/text-classifier

naive bayes based text classifier, machine learning

Primary LanguageJava

Naive Bayes based Text Classification

Methodology

  • Develop environment

Our project will be written in Java, using lucene for text analysis, log4j for logging statistic information, so that we can focus on the implementation of different text classification algorithms.

  • How does this software work?

Our software will take a batch of files as training data, as well as user specified test files. The effectiveness and correctness running algorithm under such data will be written into log files. After well trained, this software can be used to classify new text files by appending label to file names or moving them to different directories, depending on user choice.

  • What algorithms will be employed? Naive Bayes, Decision Tree(C4.5)

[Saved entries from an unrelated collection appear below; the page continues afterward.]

template <int BLOCK, int V, int POL, bool OUT, bool ADOPT, bool ST = false>
__device__ __forceinline__ bool relay_tile(const StepParams& p, const RelayParams& r, uint32_t qtot, uint32_t spin, uint32_t t,
                                           uint32_t epoch, const int32_t* kp_in, const float* halo_in,
                                           float* halo_out, f4* sh4, f4* sh_bar, float* sh_wp, int32_t* sh_kc,
                                           int32_t* sh_ok, uint64_t t_entry = 0) {
    uint64_t ts[6] = {t_entry, 0, 0, 0, 0, 0};
    constexpr int kAux = POL == 1 ? 2 : 0;
    constexpr int CPW = BLOCK * V, F = 5;
    const int tid = threadIdx.x, lane = tid & 63, wave = tid >> 6;
    const uint32_t c0 = t * CPW;
    const uint32_t nblk = min((uint32_t)CPW, qtot - c0);
    const auto rs = make_rsrc(p.obs + (size_t)c0 * 4, nblk * 16u);
    f4 own[V];
#pragma unroll
    for (int v = 0; v < V; ++v) own[v] = buf_load4<kAux>(rs, (uint32_t)(64 * V * wave + 64 * v + lane) * 16u);
    const uint32_t ntiles = (qtot + CPW - 1) / CPW;
    const uint32_t nh = t + 1 < ntiles ? min(2u, qtot - c0 - nblk) : 0u;
    const float* hsrc = OUT ? p.obs + (size_t)(c0 + nblk) * 4 : halo_in + (size_t)t * 8;
    const f4 hal = buf_load4<0>(make_rsrc(hsrc, nh * 16u), tid < 2 ? (uint32_t)tid * 16u : 0xFFFFFFF0u);
    __builtin_amdgcn_sched_barrier(0);
    const int N = p.N, W = p.W, WF = W * F;
    const uint32_t per4 = (uint32_t)(N * WF) >> 2;
    const uint32_t b_lo = fdiv(c0, p.div_units);
    const uint32_t g_lo = b_lo * (uint32_t)N + fdiv(4u * (c0 - b_lo * per4), p.div_wf);
    const uint32_t ql = c0 + nblk - 1u;
    const uint32_t b_hi = fdiv(ql, p.div_units);
    const uint32_t g_hi = b_hi * (uint32_t)N + fdiv(4u * (ql - b_hi * per4) + 3u, p.div_wf);
    const bool mine = (uint32_t)tid <= g_hi - g_lo;
    const uint32_t g = g_lo + (mine ? (uint32_t)tid : 0u);
    const uint32_t b = g / (uint32_t)N, n = g - b * (uint32_t)N;
    const float* barb = env_bar(p, (int)b);
    const float nanv = __int_as_float(0x7fc00000);
    f4 xb = f4{nanv, nanv, nanv, nanv};
    int32_t kc = 0;
    uint64_t ww = 0;
    if (barb) xb = *reinterpret_cast<const f4*>(barb + (size_t)n * 4);
    kc = kp_in[b];
    ww = relay_get(r.w + g);
    bool ready = !mine || (uint32_t)(ww >> 32) == epoch;
    ts[1] = relay_clock<ST>((uint32_t)ww);
    for (uint32_t polls = 0; !ADOPT && !__all(ready) && polls < spin; ++polls) {
        __builtin_amdgcn_s_sleep(2);
        if (!ready) {
            ww = relay_get(r.w + g);
            ready = (uint32_t)(ww >> 32) == epoch;
        }
    }
    const bool wave_ok = __all(ready);
    ts[2] = relay_clock<ST>((uint32_t)ww);
    if (mine) {
        sh_bar[tid] = xb;
        sh_wp[tid] = __uint_as_float((uint32_t)ww);
        sh_kc[tid] = kc;
    }
#pragma unroll
    for (int v = 0; v < V; ++v) sh4[64 * V * wave + 64 * v + lane] = own[v];
    if (tid < 2) sh4[CPW + tid] = hal;
    if (lane == 0) sh_ok[wave] = wave_ok ? 1 : 0;
    __syncthreads();
    ts[3] = relay_clock<ST>(0);
    if constexpr (ADOPT) {
        bool tile_ok = true;
#pragma unroll
        for (int w = 0; w < BLOCK / 64; ++w) tile_ok = tile_ok && sh_ok[w] != 0;
        if (!tile_ok) return false;
        if (tid == 0)
            sh_ok[BLOCK / 64] = __hip_atomic_exchange(r.done + t, epoch, __ATOMIC_RELAXED, __HIP_MEMORY_SCOPE_AGENT) != epoch;
        __syncthreads();
        if (!sh_ok[BLOCK / 64]) return true;
    }
    const auto rd = OUT ? make_rsrc(p.obs_out + (size_t)c0 * 4, nblk * 16u) : rs;
    const bool first_out = !OUT && t > 0;
    bool ok = true;
#pragma unroll
    for (int v = 0; v < V; ++v) {
        const int j = 64 * V * wave + 64 * v + lane;
        const uint32_t q = min(c0 + (uint32_t)j, qtot - 1u);
        const uint32_t bq = fdiv(q, p.div_units);
        const uint32_t j0 = 4u * (q - bq * per4);
        const uint32_t row = fdiv(j0, p.div_wf);
        const int kk = (int)(j0 - row * (uint32_t)WF);
        const int i = (int)(bq * (uint32_t)N + row - g_lo);
        const f4 n1 = sh4[j + 1], n2 = sh4[j + 2];
        const float sh[4] = {n1.y, n1.z, n1.w, n2.x};
        const float un[4] = {own[v].x, own[v].y, own[v].z, own[v].w};
        f4 o = compose2(p, kk, sh_kc[i], un, sh, [&](f4& x, float& xwp) {
            x = sh_bar[i];
            xwp = sh_wp[i];
        });
        if (!ADOPT && v == 0) {
            int32_t okv = 1;
#pragma unroll
            for (int w = 0; w < BLOCK / 64; ++w) okv &= sh_ok[w];
            ok = __builtin_amdgcn_readfirstlane(okv) != 0;
        }
        buf_store4<kAux>(rd, ok ? (uint32_t)j * 16u : 0x80000000u, o);
        if (ok && first_out && j < 2) reinterpret_cast<f4*>(halo_out)[2 * (t - 1) + j] = o;
    }
    ts[4] = relay_clock<ST>(0);
    ts[5] = relay_clock<ST, true>(0);
    relay_stamps_put<ST>(r.scal + t, epoch, ts);
    return ok;
}
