+template <bool UN, bool FX, bool DB>
+__global__ __launch_bounds__(WAVE* TBY_WX * 2) void k_tb3y(Coef k, const double* __restrict__ v,
+                                                           const double* __restrict__ f, double* __restrict__ out,
+                                                           int nx, int ny, int nz, int64_t ldy, int64_t ldz, int ZC)
+{
+    constexpr int MODE = GS_LINEAR, RY = TBY_RY, WXMAX = TBY_WX;
+    static_assert(RY == 2, "k_tb3y: two rows per y-wave (the boundary tests below name the rows)");
+    constexpr int N0 = RY + 2;
+    constexpr int N1 = RY + 1;
+    constexpr int NE = N0 + N1 + RY;
+    constexpr int B1 = DB ? 2 : 1, B2 = DB ? N1 : 1, B3 = DB ? RY : 1;
+    __shared__ double edge[2][2][WXMAX + 2][2][NE];
+    __shared__ double2 yrow[2][2][WXMAX][3][WAVE];
+    __shared__ double2 f1_l[N1][2 * WXMAX][WAVE];
+    __shared__ double2 f2_l[RY][2 * WXMAX][WAVE];
+    __shared__ double2 s1p_l[N1][2 * WXMAX][WAVE];
+    __shared__ double2 s2p_l[RY][2 * WXMAX][WAVE];
+    const int lane = threadIdx.x;
+    const int wy = __builtin_amdgcn_readfirstlane(threadIdx.z);
+    const int WX = blockDim.y;
+    const int wx = __builtin_amdgcn_readfirstlane(threadIdx.y);
+    const int wid = wx + WXMAX * wy;
+    const int tid = threadIdx.x + WAVE * (threadIdx.y + WX * threadIdx.z);
+    for (int i = tid; i < 2 * 2 * (WXMAX + 2) * 2 * NE; i += WAVE * WX * 2) (&edge[0][0][0][0][0])[i] = 0.0;
+    __syncthreads();
+    const int64_t tile = xcd_tile(blockIdx.x + (int64_t)gridDim.x * blockIdx.y, (int64_t)gridDim.x * gridDim.y);
+    const int x = 1 + wx * (2 * WAVE) + 2 * lane;
+    const int xl = min(x, nx + 1);
+    const bool bx0 = !FX && x > nx, bx1 = !FX && x + 1 > nx;
+    const bool okx0 = FX || x <= nx, okx1 = FX || x + 1 <= nx;
+    const int y0 = 1 + (int)(tile % gridDim.x) * (2 * RY);
+    const int zb = 1 + (int)(tile / gridDim.x) * ZC;
+    const int ze = min(zb + ZC - 1, nz);
+    const bool mir = wy != 0;
+    auto yof = [&](int j) { return mir ? y0 + 2 * RY - j : y0 - 1 + j; };
+
+    int64_t roff[RY + 3];
+    bool rowc[RY + 3];
+#pragma unroll
+    for (int j = -2; j <= RY; j++) {
+        const int y = yof(j);
+        roff[j + 2] = (int64_t)min(max(y, 0), ny + 1) * ldy;
+        rowc[j + 2] = y >= 1 && y <= ny;
+    }
+    const bool in1 = rowc[1] && rowc[2] && rowc[3] && rowc[4];
+    const bool in2 = rowc[2] && rowc[3] && rowc[4];
+    auto planeok = [&](int z) { return z >= 1 && z <= nz; };
+    auto cz = [&](int z) { return min(max(z, 0), nz + 1); };
+    auto at = [&](const double* base, int j, int z) { return base + xl + roff[j + 2] + (int64_t)z * ldz; };
+
+    double2 Vp[N0], Vc[N0], VL[2][N0], FL[2][N0], HL[2];
+    double2 S1c[N0], S2c[N1];
+#pragma unroll
+    for (int i = 0; i < N0; i++) S1c[i] = make_double2(0.0, 0.0);
+#pragma unroll
+    for (int i = 0; i < N1; i++) {
+        S2c[i] = make_double2(0.0, 0.0);
+        f1_l[i][wid][lane] = make_double2(0.0, 0.0);
+        s1p_l[i][wid][lane] = make_double2(0.0, 0.0);
+    }
+#pragma unroll
+    for (int i = 0; i < RY; i++) {
+        f2_l[i][wid][lane] = make_double2(0.0, 0.0);
+        s2p_l[i][wid][lane] = make_double2(0.0, 0.0);
+    }
+    auto load_slot = [&](const int s, const int z, const int zv) {
+        HL[s] = ld2(at(v, -2, z));
+#pragma unroll
+        for (int i = 0; i < N0; i++) VL[s][i] = ld2(at(v, i - 1, zv));
+#pragma unroll
+        for (int i = 0; i < N0; i++) FL[s][i] = ld2(at(f, i - 1, z));
+    };
+#pragma unroll
+    for (int i = 0; i < N0; i++) {
+        Vp[i] = ld2(at(v, i - 1, cz(zb - 3)));
+        Vc[i] = ld2(at(v, i - 1, cz(zb - 2)));
+    }
+    load_slot(1, cz(zb - 2), cz(zb - 1));
+    for (int z0 = zb - 2; z0 <= ze + 2; z0 += 2) {
+#pragma unroll
+        for (int ph = 0; ph < 2; ph++) {
+            const int z = z0 + ph;
+            const int cs = ph ^ 1;
+            load_slot(ph, cz(z + 1), cz(z + 2));
+            if (lane == 0) {
+#pragma unroll
+                for (int i = 0; i < N0; i++) edge[ph][wy][wx + 1][0][i] = Vc[i].x;
+#pragma unroll
+                for (int i = 0; i < N1; i++) edge[ph][wy][wx + 1][0][N0 + i] = S1c[i + 1].x;
+#pragma unroll
+                for (int i = 0; i < RY; i++) edge[ph][wy][wx + 1][0][N0 + N1 + i] = S2c[i + 1].x;
+            }
+            if (lane == WAVE - 1) {
+#pragma unroll
+                for (int i = 0; i < N0; i++) edge[ph][wy][wx + 1][1][i] = Vc[i].y;
+#pragma unroll
+                for (int i = 0; i < N1; i++) edge[ph][wy][wx + 1][1][N0 + i] = S1c[i + 1].y;
+#pragma unroll
+                for (int i = 0; i < RY; i++) edge[ph][wy][wx + 1][1][N0 + N1 + i] = S2c[i + 1].y;
+            }
+            yrow[ph][wy][wx][0][lane] = Vc[N0 - 1];
+            yrow[ph][wy][wx][1][lane] = S1c[N0 - 1];
+            yrow[ph][wy][wx][2][lane] = S2c[N1 - 1];
+            GS_LDS_BARRIER();
+            double CL[NE], CR[NE];
+#pragma unroll
+            for (int i = 0; i < NE; i++) {
+                CL[i] = uniform_d(edge[ph][wy][wx][1][i]);
+                CR[i] = uniform_d(edge[ph][wy][wx + 2][0][i]);
+            }
+            const double2 vY = yrow[ph][wy ^ 1][wx][0][lane];
+            const double2 s1Y = yrow[ph][wy ^ 1][wx][1][lane];
+            const double2 s2Y = yrow[ph][wy ^ 1][wx][2][lane];
+
+            auto row_sums = [&](auto mirc, const double2 c, const double2 lm, const double2 lp, const double2 zm,
+                                const double2 zp, const double el, const double er, double& q0, double& q1) {
+                constexpr bool M = decltype(mirc)::get();
+                const double2 ym = M ? lp : lm, yp = M ? lm : lp;
+                const double xm0 = lane_from_left<true>(c.y, el);
+                const double xp1 = lane_from_right<true>(c.x, er);
+                q0 = stencil_sum<UN>(k, c.x, c.y, xm0, yp.x, ym.x, zp.x, zm.x);
+                q1 = stencil_sum<UN>(k, c.y, xp1, c.x, yp.y, ym.y, zp.y, zm.y);
+            };
+            auto row_finish = [&](const double2 c, const double q0, const double q1, const double2 fv) {
+                const double a0 = op_finish<MODE>(k, q0, c.x, 0.0);
+                const double a1 = op_finish<MODE>(k, q1, c.y, 0.0);
+                return make_double2(jacobi_update<MODE>(k, c.x, fv.x - a0, 0.0),
+                                    jacobi_update<MODE>(k, c.y, fv.y - a1, 0.0));
+            };
+            auto kept = [&](const bool keep, const double2 c, const double2 n) {
+                return make_double2((keep || bx0) ? c.x : n.x, (keep || bx1) ? c.y : n.y);
+            };
+            double2 S1n[N0], S2n[N1], F1[N1];
+            const bool pz0 = planeok(z), pz1 = planeok(z - 1);
+            auto sweeps = [&](auto mirc) {
+                static_assert(N0 % B1 == 0 && N1 % B2 == 0 && RY % B3 == 0, "whole division batches");
+#pragma unroll
+                for (int b = 0; b < N0; b += B1) {
+                    double q[2 * B1];
+#pragma unroll
+                    for (int i = b; i < b + B1; i++)
+                        row_sums(mirc, Vc[i], i == 0 ? HL[cs] : Vc[i - 1], i == N0 - 1 ? vY : Vc[i + 1], Vp[i], VL[cs][i],
+                                 CL[i], CR[i], q[2 * (i - b)], q[2 * (i - b) + 1]);
+                    div_hh_mm(k, q);
+#pragma unroll
+                    for (int i = b; i < b + B1; i++) S1n[i] = row_finish(Vc[i], q[2 * (i - b)], q[2 * (i - b) + 1], FL[cs][i]);
+                }
+                if (!FX || !pz0 || !in1) {
+#pragma unroll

  • How to get training data?

For English training set, we employ a collection of over 20,000 messages which from 20 different newsgroups from following URL: http://www.cs.cmu.edu/afs/cs.cmu.edu/project/theo-20/www/data/news20.html

For Chinese training data, we use Sogou lab data with approximate 10,000 news documents from following URL provided by Sogou, one of the greatest Internet companies in China. http://www.sogou.com/labs/dl/c.html

  • What's the input? What's the output? How to evaluate the accuracy of output?

Input contains two parts: training data files and test data files. Both of them should be in text formation with encoding UTF-8. The file directory indicates its category, partitioned by .[DOT]. For example, data files concerning about newsgroups of baseball records are under directory “rec.sport.baseball”.

Output contains two parts: classified text files and a report of evaluation information. There are three options for test data output: evaluation, labeling and classifying. With “evaluation” option, our software do nothing with the test data except merely using it to evaluate the effectiveness and correctness of the algorithms. And “classifying” option, which has more practical usage, represents that the test data files will be partitioned into different category directories, while “labeling” option provides a much faster performance by appending category label to file names to reduce I/O operations.

In order to evaluate the effectiveness and accuracy of one particular algorithm, we provide 4 options: use the training set, supplied data set, cross-validation, percentage split. The results from different approaches are compared and will be included in the final report.